A su vez, el general Acdel Vilas escribió en su libro de memorias: "Hubo que olvidar por un instante las enseñanzas del Colegio Militar y las leyes de la guerra convencional, donde los formalismos (el honor y la ética) son las partes esenciales de la vida castrense, para consustanciarse con este nuevo tipo de lucha." (El paréntesis, de suma importancia, pertenece al texto original).

En otras palabras: para este general el honor y la ética no son otra cosa que "los formalismos" de la vida castrense, que pueden y deben ser absolutamente arrinconados para poder afrontar "este nuevo tipo de lucha". Por consiguiente, hubo que olvidar “por un instante” las enseñanzas éticas de su Colegio Militar. Sólo que ese instante se prolongó los diez meses de la represión dirigida por dicho general en la provincia de Tucumán en 1975, y posteriormente en todo el territorio nacional, durante siete años y medio, bajo la dictadura de la Juntas Militares, iniciada con el golpe de marzo de 1976.

Por su parte, el general Santiago Omar Riveros declaraba en Washington en 1980: "Hicimos la guerra con la doctrina en la mano, con las órdenes escritas de los Comandos Superiores. (...) Esta guerra la condujeron los generales, los almirantes, los brigadieres (generales de Aviación)... La guerra fue conducida por la Junta Militar de mi país a través de los Estados Mayores de cada Fuerza."

Con ello, las teorías exculpatorias del "exceso individual" y del "descontrol en los niveles inferiores del mando" quedaban absolutamente desmentidas por esta decisiva confesión: lo que se hizo no fue fruto de acciones incontroladas: lo hicieron ellos, y lo hicieron con minuciosa fidelidad a la doctrina y a las órdenes escritas recibidas de su respectivo Estado Mayor.

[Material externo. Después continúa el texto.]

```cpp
#if defined(__HIP_DEVICE_COMPILE__)
__device__ __forceinline__ void pred_mul(float& dst, unsigned long long m, float x, float k_uniform) {
  unsigned long long t;
  asm("s_and_saveexec_b64 %1, %2\n\tv_mul_f32_e32 %0, %4, %3\n\ts_mov_b64 exec, %1"
      : "+v"(dst), "=&s"(t) : "s"(m), "v"(x), "s"(k_uniform) : "scc");
}
__device__ __forceinline__ void pred_mul_clamp(float& dst, unsigned long long m, float x, float k_uniform) {
  unsigned long long t;
  asm("s_and_saveexec_b64 %1, %2\n\tv_mul_f32_e64 %0, %4, %3 clamp\n\ts_mov_b64 exec, %1"
      : "+v"(dst), "=&s"(t) : "s"(m), "v"(x), "s"(k_uniform) : "scc");
}
__device__ __forceinline__ void pred_fma(float& dst, unsigned long long m, float x, float k_uniform, float c_vgpr) {
  unsigned long long t;
  asm("s_and_saveexec_b64 %1, %2\n\tv_fma_f32 %0, %3, %4, %5\n\ts_mov_b64 exec, %1"
      : "+v"(dst), "=&s"(t) : "s"(m), "v"(x), "s"(k_uniform), "v"(c_vgpr) : "scc");
}
template <bool BRANCH = true, int M, class A>
__device__ __forceinline__ void select_le_lazy(float (&out)[M], const float (&x)[M], float thr, A a, const float (&b)[M]) {
  unsigned long long m[M], any = BRANCH ? 0ull : 1ull;
#pragma unroll
  for (int i = 0; i < M; ++i) {
    asm("v_cmp_le_f32_e64 %0, %1, %2" : "=s"(m[i]) : "v"(x[i]), "s"(thr));
    if (BRANCH) any |= m[i];
  }
  float r[M];
#pragma unroll
  for (int i = 0; i < M; ++i) r[i] = b[i];
  if (any) {
    if constexpr (std::is_invocable_v<A, float (&)[M], const unsigned long long (&)[M]>) {
      a(r, m);
    } else {
      float av[M];
      a(av);
#pragma unroll
      for (int i = 0; i < M; ++i) asm("v_cndmask_b32_e64 %0, %0, %1, %2" : "+v"(r[i]) : "v"(av[i]), "s"(m[i]));
    }
  }
#pragma unroll
  for (int i = 0; i < M; ++i) out[i] = r[i];
}
#endif

template <int M>
CURL_HD void pow_run(float (&x)[M], float e) {
  CURL_FENCE();
  CURL_TRANS_BEGIN();
#pragma unroll
  for (int i = 0; i < M; ++i) x[i] = hw_log2(x[i]);
  CURL_FENCE();
  scale_run(x, x, e);
  CURL_TRANS_BEGIN();
  CURL_FENCE();
#pragma unroll
  for (int i = 0; i < M; ++i) x[i] = hw_exp2(x[i]);
  CURL_TRANS_END();
  CURL_FENCE();
}

template <int N>
CURL_HD void mat_row(float (&y)[N], const float (&a)[3 * N], float m0, float m1, float m2) {
  for (int i = 0; i < N; ++i) y[i] = fmaf(m2, a[2 * N + i], fmaf(m1, a[N + i], m0 * a[i]));
}

template <int N, int LAZY = 0>
CURL_HD void rgb2lab_n(PxN<N>& p) {
  float x[3 * N], g[3 * N], u2[3 * N], lin[3 * N];
#pragma unroll
  for (int i = 0; i < N; ++i) {
    x[i] = p.c0[i];
    x[N + i] = p.c1[i];
    x[2 * N + i] = p.c2[i];
  }
  fma_run(g, x, kInv1055, (float)(0.055 / 1.055));
  {
    mul_run(u2, g, g);
    pow_run(g, kGammaFrac);
    mul_run(g, u2, g);
  }
#if defined(__HIP_DEVICE_COMPILE__)
  if constexpr (LAZY != 0) {
    const float (&xr)[3 * N] = x;
    select_le_lazy<LAZY == 1>(x, x, kSrgbThr, [&](float (&r)[3 * N], const unsigned long long (&m)[3 * N]) {
#pragma unroll
      for (int i = 0; i < 3 * N; ++i) pred_mul(r[i], m[i], xr[i], kInv1292);
    }, g);
  } else
#endif
  {
    scale_run(lin, x, kInv1292);
    select_le_run(x, x, kSrgbThr, lin, g);
  }
  float t[3 * N], f[3 * N];
  {
    float tx[N], ty[N], tz[N];
    mat_row<N>(tx, x, 0.412453f * kInvXn, 0.357580f * kInvXn, 0.180423f * kInvXn);
    mat_row<N>(ty, x, 0.212671f, 0.715160f, 0.072169f);
    mat_row<N>(tz, x, 0.019334f * kInvZn, 0.119193f * kInvZn, 0.950227f * kInvZn);
#pragma unroll
    for (int i = 0; i < N; ++i) t[i] = tx[i], t[N + i] = ty[i], t[2 * N + i] = tz[i];
  }
#pragma unroll
  for (int i = 0; i < 3 * N; ++i) f[i] = t[i];
  pow_run(f, kThird);
#if defined(__HIP_DEVICE_COMPILE__)
  if constexpr (LAZY != 0) {
    const float (&tr)[3 * N] = t;
    select_le_lazy<LAZY == 1>(f, t, kEps3, [&](float (&r)[3 * N], const unsigned long long (&m)[3 * N]) {
      const float c = k4_29;
#pragma unroll
      for (int i = 0; i < 3 * N; ++i) pred_fma(r[i], m[i], tr[i], kInv3Eps2, c);
    }, f);
  } else
#endif
  {
    fma_run(lin, t, kInv3Eps2, k4_29);
    select_le_run(f, t, kEps3, lin, f);
  }
#pragma unroll
  for (int i = 0; i < N; ++i) {
    float fx = f[i], fy = f[N + i], fz = f[2 * N + i];
    p.c0[i] = fmaf(fy, 1.16f, -0.16f);
    p.c1[i] = fmaf(fx - fy, (float)(500.0 / 220.0), 0.5f);
    p.c2[i] = fmaf(fy - fz, (float)(200.0 / 220.0), 0.5f);
  }
}

template <int N, bool CLAMP12 = false, int LAZY = 0>
CURL_HD void lab2rgb_n(PxN<N>& p) {
  float X[3 * N], v[3 * N], g[3 * N], lin[3 * N];
#pragma unroll
  for (int i = 0; i < N; ++i) {
    float fy = fmaf(p.c0[i], (float)(100.0 / 116.0), (float)(16.0 / 116.0));
    float fx = fmaf(p.c1[i], (float)(220.0 / 500.0), fy - (float)(110.0 / 500.0));
    float fz = fmaf(p.c2[i], (float)(-220.0 / 200.0), fy + (float)(110.0 / 200.0));
    X[i] = fx, X[N + i] = fy, X[2 * N + i] = fz;
  }
  {
    float cub[3 * N];
    mul_run(cub, X, X);
    mul_run(cub, cub, X);
#if defined(__HIP_DEVICE_COMPILE__)
    if constexpr (LAZY != 0) {
      const float (&Xr)[3 * N] = X;
      select_le_lazy<LAZY == 1>(X, X, kEps, [&](float (&r)[3 * N], const unsigned long long (&m)[3 * N]) {
        const float c = -(k3Eps2 * k4_29);
#pragma unroll
        for (int i = 0; i < 3 * N; ++i) pred_fma(r[i], m[i], Xr[i], k3Eps2, c);
      }, cub);
    } else
#endif
    {
      fma_run(lin, X, k3Eps2, -(k3Eps2 * k4_29));
      select_le_run(X, X, kEps, lin, cub);
    }
  }
  {
    float r[N], gg[N], b[N];
    mat_row<N>(r, X, 3.2404542f * kXn, -1.5371385f, -0.4985314f * kZn);
    mat_row<N>(gg, X, -0.9692660f * kXn, 1.8760108f, 0.0415560f * kZn);
    mat_row<N>(b, X, 0.0556434f * kXn, -0.2040259f, 1.0572252f * kZn);
#pragma unroll
    for (int i = 0; i < N; ++i) v[i] = r[i], v[N + i] = gg[i], v[2 * N + i] = b[i];
  }
#pragma unroll
  for (int i = 0; i < 3 * N; ++i) g[i] = v[i];
  pow_run(g, kInvGamma);
  if (!CLAMP12) {
    fma_run(g, g, 1.055f, -0.055f);
#if defined(__HIP_DEVICE_COMPILE__)
    if constexpr (LAZY != 0) {
      const float (&vr)[3 * N] = v;
      select_le_lazy<LAZY == 1>(v, v, kLinThr, [&](float (&r)[3 * N], const unsigned long long (&m)[3 * N]) {
#pragma unroll
        for (int i = 0; i < 3 * N; ++i) pred_mul(r[i], m[i], vr[i], 12.92f);
      }, g);
    } else
#endif
    {
      scale_run(lin, v, 12.92f);
      select_le_run(v, v, kLinThr, lin, g);
    }
  } else {
    float g0[N], v0[N], l0[N], d[3 * N];
#pragma unroll
    for (int i = 0; i < N; ++i) g0[i] = g[i], v0[i] = v[i];
    fma_run(g0, g0, 1.055f, -0.055f);
    scale_run(l0, v0, 12.92f);
    rsub_run(d, kLinThr, v);
#pragma unroll
    for (int i = 0; i < N; ++i) g[i] = g0[i], lin[i] = l0[i];
#if defined(__HIP_DEVICE_COMPILE__)
    if constexpr (LAZY != 0) {
#pragma unroll
      for (int i = N; i < 3 * N; ++i) g[i] = clamp01(fmaf(g[i], 1.055f, -0.055f));
      const float (&vr)[3 * N] = v;
      select_le_lazy<LAZY == 1>(v, v, kLinThr, [&](float (&r)[3 * N], const unsigned long long (&m)[3 * N]) {
#pragma unroll
        for (int i = 0; i < N; ++i) pred_mul(r[i], m[i], vr[i], 12.92f);
#pragma unroll
        for (int i = N; i < 3 * N; ++i) pred_mul_clamp(r[i], m[i], vr[i], 12.92f);
      }, g);
    } else
#endif
    {
#pragma unroll
      for (int i = N; i < 3 * N; ++i) {
        g[i] = clamp01(fmaf(g[i], 1.055f, -0.055f));
        lin[i] = clamp01(v[i] * 12.92f);
      }
#if defined(__HIP_DEVICE_COMPILE__)
#pragma unroll
      for (int i = 0; i < 3 * N; ++i) v[i] = select_le_hw(v[i], kLinThr, lin[i], g[i]);
#else
#pragma unroll
      for (int i = 0; i < 3 * N; ++i) v[i] = blend(neg_mask(d[i]), g[i], lin[i]);
#endif
    }
  }
#pragma unroll
  for (int i = 0; i < N; ++i) {
    p.c0[i] = v[i];
    p.c1[i] = v[N + i];
    p.c2[i] = v[2 * N + i];
  }
}

template <int N, bool UNIT = false>
CURL_HD void rgb2hsv_n(PxN<N>& p) {
  float r[N], g[N], b[N], mx[N], nd[N], rdm[N];
#pragma unroll
  for (int i = 0; i < N; ++i) {
    r[i] = UNIT ? p.c0[i] : clampf(p.c0[i], kHsvFloor, 1.0f);
    g[i] = UNIT ? p.c1[i] : clampf(p.c1[i], kHsvFloor, 1.0f);
    b[i] = UNIT ? p.c2[i] : clampf(p.c2[i], kHsvFloor, 1.0f);
    mx[i] = fmaxf(r[i], fmaxf(g[i], b[i]));
    nd[i] = fminf(r[i], fminf(g[i], b[i])) - mx[i];
    rdm[i] = UNIT ? fmaf(-nd[i], mx[i], 1e-30f) : -nd[i] * mx[i];
  }
  CURL_FENCE();
  CURL_TRANS_BEGIN();
#pragma unroll
  for (int i = 0; i < N; ++i) rdm[i] = UNIT ? hw_rcp(rdm[i]) : rcp_refined(rdm[i]);
  CURL_TRANS_END();
  CURL_FENCE();
#pragma unroll
  for (int i = 0; i < N; ++i) {
    float dfi = rdm[i] * mx[i];
#if defined(__HIP_DEVICE_COMPILE__)
    float t0 = zero_if_less_hw(r[i], mx[i], (g[i] - b[i]) * dfi);
    float t1 = zero_if_less_hw(g[i], mx[i], fmaf(b[i] - r[i], dfi, 2.0f));
    float t2 = zero_if_less_hw(b[i], mx[i], fmaf(r[i] - g[i], dfi, 4.0f));
#else
    float t0 = drop_if(neg_mask(r[i] - mx[i]), (g[i] - b[i]) * dfi);
    float t1 = drop_if(neg_mask(g[i] - mx[i]), fmaf(b[i] - r[i], dfi, 2.0f));
    float t2 = drop_if(neg_mask(b[i] - mx[i]), fmaf(r[i] - g[i], dfi, 4.0f));
#endif
    int live = neg_mask(nd[i]);
    float h = keep_if(live, (t0 + t1) + t2);
    if (UNIT) h = fmaf(h, (float)(1.0 / 6.0), keep_if(neg_mask(h), 1.0f));
    else h = (h + keep_if(neg_mask(h), 6.0f)) * (float)(1.0 / 6.0);
    float s = nd[i] * (rdm[i] * nd[i]);
    if (!UNIT) s = keep_if(live, s);
    p.c0[i] = UNIT ? h : clampf(h, kHsvFloor, 1.0f);
    p.c1[i] = UNIT ? s : clampf(s, kHsvFloor, 1.0f);
    p.c2[i] = UNIT ? mx[i] : clampf(mx[i], kHsvFloor, 1.0f);
  }
}

CURL_HD Px rgb2lab(Px p) {
  PxN<1> q{{p.c0}, {p.c1}, {p.c2}};
  rgb2lab_n<1>(q);
  return Px{q.c0[0], q.c1[0], q.c2[0]};
}
CURL_HD Px lab2rgb(Px p) {
  PxN<1> q{{p.c0}, {p.c1}, {p.c2}};
  lab2rgb_n<1>(q);
  return Px{q.c0[0], q.c1[0], q.c2[0]};
}
CURL_HD Px rgb2hsv(Px p) {
// ... 99 lines not shown
#pragma clang fp contract(off)
#endif
  float sx = S * x;
  float acc0 = 0.0f, acc1 = 0.0f, acc2 = 0.0f;
  int j = 0;
  for (; j + 16 <= n_terms;) {
    for (int e = 0; e < 16; ++e, ++j) {
      float t = sx - (float)j;
      float p = sl[j] * t;
      acc0 = acc0 + p;
    }
    acc1 = acc1 + acc0;
    acc0 = 0.0f;
    if ((j & 0xF0) == 0) {
      acc2 = acc2 + acc1;
      acc1 = 0.0f;
    }
  }
  for (; j < n_terms; ++j) {
    float t = sx - (float)j;
    float p = sl[j] * t;
    acc0 = acc0 + p;
  }
  acc0 = acc0 + acc1;
  acc0 = acc0 + acc2;
  return c0 + acc0;
}

CURL_HD float scale_pwl(float x, const float* C, const float* sl, int K) {
  float sx = (float)(K - 1) * x;
  float fi = clampf(floorf(sx), 0.0f, (float)(K - 2));
  int i = (int)fi;
  float frac = clamp01(sx - fi);
  return fmaf(sl[i], frac, C[i]);
}

CURL_HD float scale_pwl_pairs(float x, const float* tab, int K) {
  float sx = (float)(K - 1) * x;
  float fi = clampf(floorf(sx), 0.0f, (float)(K - 2));
  int i = (int)fi;
  float frac = clamp01(sx - fi);
  return fmaf(tab[2 * i + 1], frac, tab[2 * i]);
}

CURL_HD float scale_exact_pairs(float x, const float* tab, int K) {
#if defined(__clang__)
#pragma clang fp contract(off)
#endif
  const int n_terms = K - 2;
  const float sx = (float)(K - 1) * x;
  float acc0 = 0.0f, acc1 = 0.0f, acc2 = 0.0f;
  int j = 0;
  for (; j + 16 <= n_terms;) {
    for (int e = 0; e < 16; ++e, ++j) {
      float t = sx - (float)j;
      float p = tab[2 * j + 1] * t;
      acc0 = acc0 + p;
    }
    acc1 = acc1 + acc0;
    acc0 = 0.0f;
    if ((j & 0xF0) == 0) {
      acc2 = acc2 + acc1;
      acc1 = 0.0f;
    }
  }
  for (; j < n_terms; ++j) {
    float t = sx - (float)j;
    float p = tab[2 * j + 1] * t;
    acc0 = acc0 + p;
  }
  acc0 = acc0 + acc1;
  acc0 = acc0 + acc2;
  return tab[0] + acc0;
}
template <int MODE>
CURL_HD float scale_tab(float x, const float* tab, int K) {
  return MODE == 1 ? scale_exact_pairs(x, tab, K) : scale_pwl_pairs(x, tab, K);
}

struct LayerCoef {
  Affine lab[3], rgb[3], hsv[4];
};

template <bool BINARY, int N, bool CLAMP12 = false>
CURL_HD void lab_stage_n(PxN<N>& p, const float (&m)[N], const Affine* k) {
  rgb2lab_n<N, 1>(p);
#pragma unroll
  for (int i = 0; i < N; ++i) {
    Px o = adjust3(Px{p.c0[i], p.c1[i], p.c2[i]}, k[0], k[1], k[2]);
    if (!BINARY) {
      o.c0 *= m[i];
      o.c1 *= m[i];
      o.c2 *= m[i];
    }
    p.c0[i] = o.c0, p.c1[i] = o.c1, p.c2[i] = o.c2;
  }
  lab2rgb_n<N, CLAMP12, 1>(p);
}
CURL_HD Px lab_stage_masked_out() { return lab2rgb(Px{0.0f, 0.0f, 0.0f}); }

template <bool BINARY, int N>
CURL_HD void hsv_stage_n(PxN<N>& p, const float (&m)[N], const Affine* k) {
  rgb2hsv_n<N>(p);
#pragma unroll
  for (int i = 0; i < N; ++i) {
    Px h = adjust_hsv4(Px{p.c0[i], p.c1[i], p.c2[i]}, k[0], k[1], k[2], k[3]);
    if (!BINARY) {
      h.c0 *= m[i];
      h.c1 *= m[i];
      h.c2 *= m[i];
    }
    Px o = hsv2rgb<BINARY>(h);
    if (BINARY) {
      o.c0 *= m[i];
      o.c1 *= m[i];
      o.c2 *= m[i];
    }
    p.c0[i] = o.c0, p.c1[i] = o.c1, p.c2[i] = o.c2;
  }
}

template <bool BINARY, int N>
CURL_HD void curl_layer_n(PxN<N>& p, const float (&m)[N], const LayerCoef& k) {
  PxN<N> in = p;
  lab_stage_n<BINARY, N, true>(p, m, k.lab);
#pragma unroll
  for (int i = 0; i < N; ++i) {
    Px o = adjust3<true>(Px{p.c0[i], p.c1[i], p.c2[i]}, k.rgb[0], k.rgb[1], k.rgb[2]);
    if (!BINARY) {
      o.c0 *= m[i];
      o.c1 *= m[i];
      o.c2 *= m[i];
    }
    p.c0[i] = o.c0, p.c1[i] = o.c1, p.c2[i] = o.c2;
  }
  rgb2hsv_n<N, BINARY>(p);
#pragma unroll
  for (int i = 0; i < N; ++i) {
    Px h = adjust_hsv4<BINARY>(Px{p.c0[i], p.c1[i], p.c2[i]}, k.hsv[0], k.hsv[1], k.hsv[2], k.hsv[3]);
    if (!BINARY) {
      h.c0 *= m[i];
      h.c1 *= m[i];
      h.c2 *= m[i];
    }
    Px res = hsv2rgb<BINARY>(h);
    p.c0[i] = clamp01(in.c0[i] + res.c0) * m[i];
    p.c1[i] = clamp01(in.c1[i] + res.c1) * m[i];
    p.c2[i] = clamp01(in.c2[i] + res.c2) * m[i];
  }
}

template <bool BINARY>
CURL_HD Px lab_stage(Px in, float m, const Affine* k) {
  PxN<1> q{{in.c0}, {in.c1}, {in.c2}};
  const float mm[1] = {m};
  lab_stage_n<BINARY, 1>(q, mm, k);
  return Px{q.c0[0], q.c1[0], q.c2[0]};
}
template <bool BINARY>
CURL_HD Px hsv_stage(Px in, float m, const Affine* k) {
  PxN<1> q{{in.c0}, {in.c1}, {in.c2}};
  const float mm[1] = {m};
  hsv_stage_n<BINARY, 1>(q, mm, k);
  return Px{q.c0[0], q.c1[0], q.c2[0]};
}
template <bool BINARY>
CURL_HD Px curl_layer(Px in, float m, const LayerCoef& k) {
  PxN<1> q{{in.c0}, {in.c1}, {in.c2}};
  const float mm[1] = {m};
  curl_layer_n<BINARY, 1>(q, mm, k);
  return Px{q.c0[0], q.c1[0], q.c2[0]};
}

}
```

### curl_amd/csrc/kernels/host_api.inc

```
static int check_img(const void* in, const void* out, int B, int H, int W) {
  if (!in || !out) return fail(CURL_E_NULL, "image pointer is NULL");
  if (B <= 0 || H <= 0 || W <= 0) return fail(CURL_E_SHAPE, "B, H, W must be positive");
  if ((uint64_t)H * (uint64_t)W > (1ull << 30)) return fail(CURL_E_SHAPE, "H*W exceeds 2^30 pixels");
  if (B > 65535) return fail(CURL_E_SHAPE, "B exceeds 65535 images per call");
  return 0;
}
static int check_coeffs_aligned(const float* coeffs, int num_coeffs) {
  if (num_coeffs == 126 && (uintptr_t)coeffs % 8) return fail(CURL_E_SHAPE, "coeffs must be 8-byte aligned (num_coeffs = 126)");
  if ((uintptr_t)coeffs % 4) return fail(CURL_E_SHAPE, "coeffs must be 4-byte aligned");
  return 0;
}
static int check_flags(unsigned flags, unsigned allowed) {
  const unsigned tune = CURL_F_TUNE_UNROLL_MASK | CURL_F_TUNE_BLOCK_MASK | CURL_F_TUNE_XCD_MASK | CURL_F_TUNE_OCC_MASK | CURL_F_TUNE_PREP_MASK | CURL_F_MASK_FIRST | CURL_F_TUNE_NO_NT | CURL_F_DIAG_NO_MEM;
  if (flags & ~(allowed | tune)) return fail(CURL_E_FLAGS, "unsupported flag bit for this entry point");
  if ((flags & CURL_F_EXACT_ORDER) && (flags & CURL_F_PWL))
    return fail(CURL_E_FLAGS, "CURL_F_EXACT_ORDER and CURL_F_PWL are exclusive");
  if (((flags & CURL_F_TUNE_PREP_MASK) >> CURL_F_TUNE_PREP_SHIFT) > 2)
    return fail(CURL_E_FLAGS, "curve-collapse placement must be 0 (library's choice), 1 (separate launch) or 2 (in the kernel)");
  return 0;
}
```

El mismo Jorge Videla, jefe que fue de la Primera Junta MiIitar, tampoco se anduvo por las ramas a la hora de confesar no sólo su actuación sino también su motivación: "No se podía fusilar. La sociedad argentina no lo hubiera soportado", dice. En otras palabras: ante la actuación subversiva, al no poder fusilar masivamente a la luz del día y por vía legal, se optó por la vía ilegal: los miles de fusilamientos fueron sustituidos por miles de secuestros, miles de sesiones de tortura, miles de tiros en la nuca, miles de enterramientos clandestinos y de lanzamientos al mar. "No había otra manera. Todos estuvimos de acuerdo, y el que no lo estuvo se fue”, afirmaba hace pocas semanas, evidente­mente satisfecho de su actuación.

En cuanto a la tortura como método, el mismo Videla nos muestra todavía hoy su firme convicción de que se trata de un instrumento necesario y cotidiano, incluso en tiempo de paz. En este sentido afirmaba recientemente: “Estoy seguro de que en este momento, en alguna comisaría (argentina) se está torturando, porque cuando se quiere llevar adelante una investigación en serio...” Aunque no terminó la frase, el concepto quedó claro e inequívoco: la tortura asumida como práctica común, necesaria –según él- en toda investigación efectuada con seriedad.

Recordemos, por último -aunque ello no agota la serie de frases paradigmáticas- las palabras del  general Ramón Camps, el que fue jefe de la Policía de la provincia de Buenos Aires: "Quien participe en la guerra contra la subversión con voluntad suficiente para ganarla debe chapalear en el barro. Quien chapalea en el barro se ensuciará el calzado, pero no necesariamente se salpicará el alma, que es en definitiva lo que se busca salvar."

Según este conspicuo jefe, aquel inmenso y hediondo océano de "barro" sobre el que ellos actuaron podía pringar las botas, pero permitía salvar el alma, y esto era lo único que contaba. Toda una filosofía castrense; lo que se dice una sólida moral religioso-militar. Pero cuando una sociedad tiene a su Ejército y su Policía a las órdenes de este tipo de jefes, imbuidos de este género de convicciones, esa desgraciada sociedad ya puede echarse a temblar.  El trágico caso argentino  -con su antológica colección de frases, descriptiva de su mortífera acumulación de hechos criminales- nos lo revela con definitiva claridad.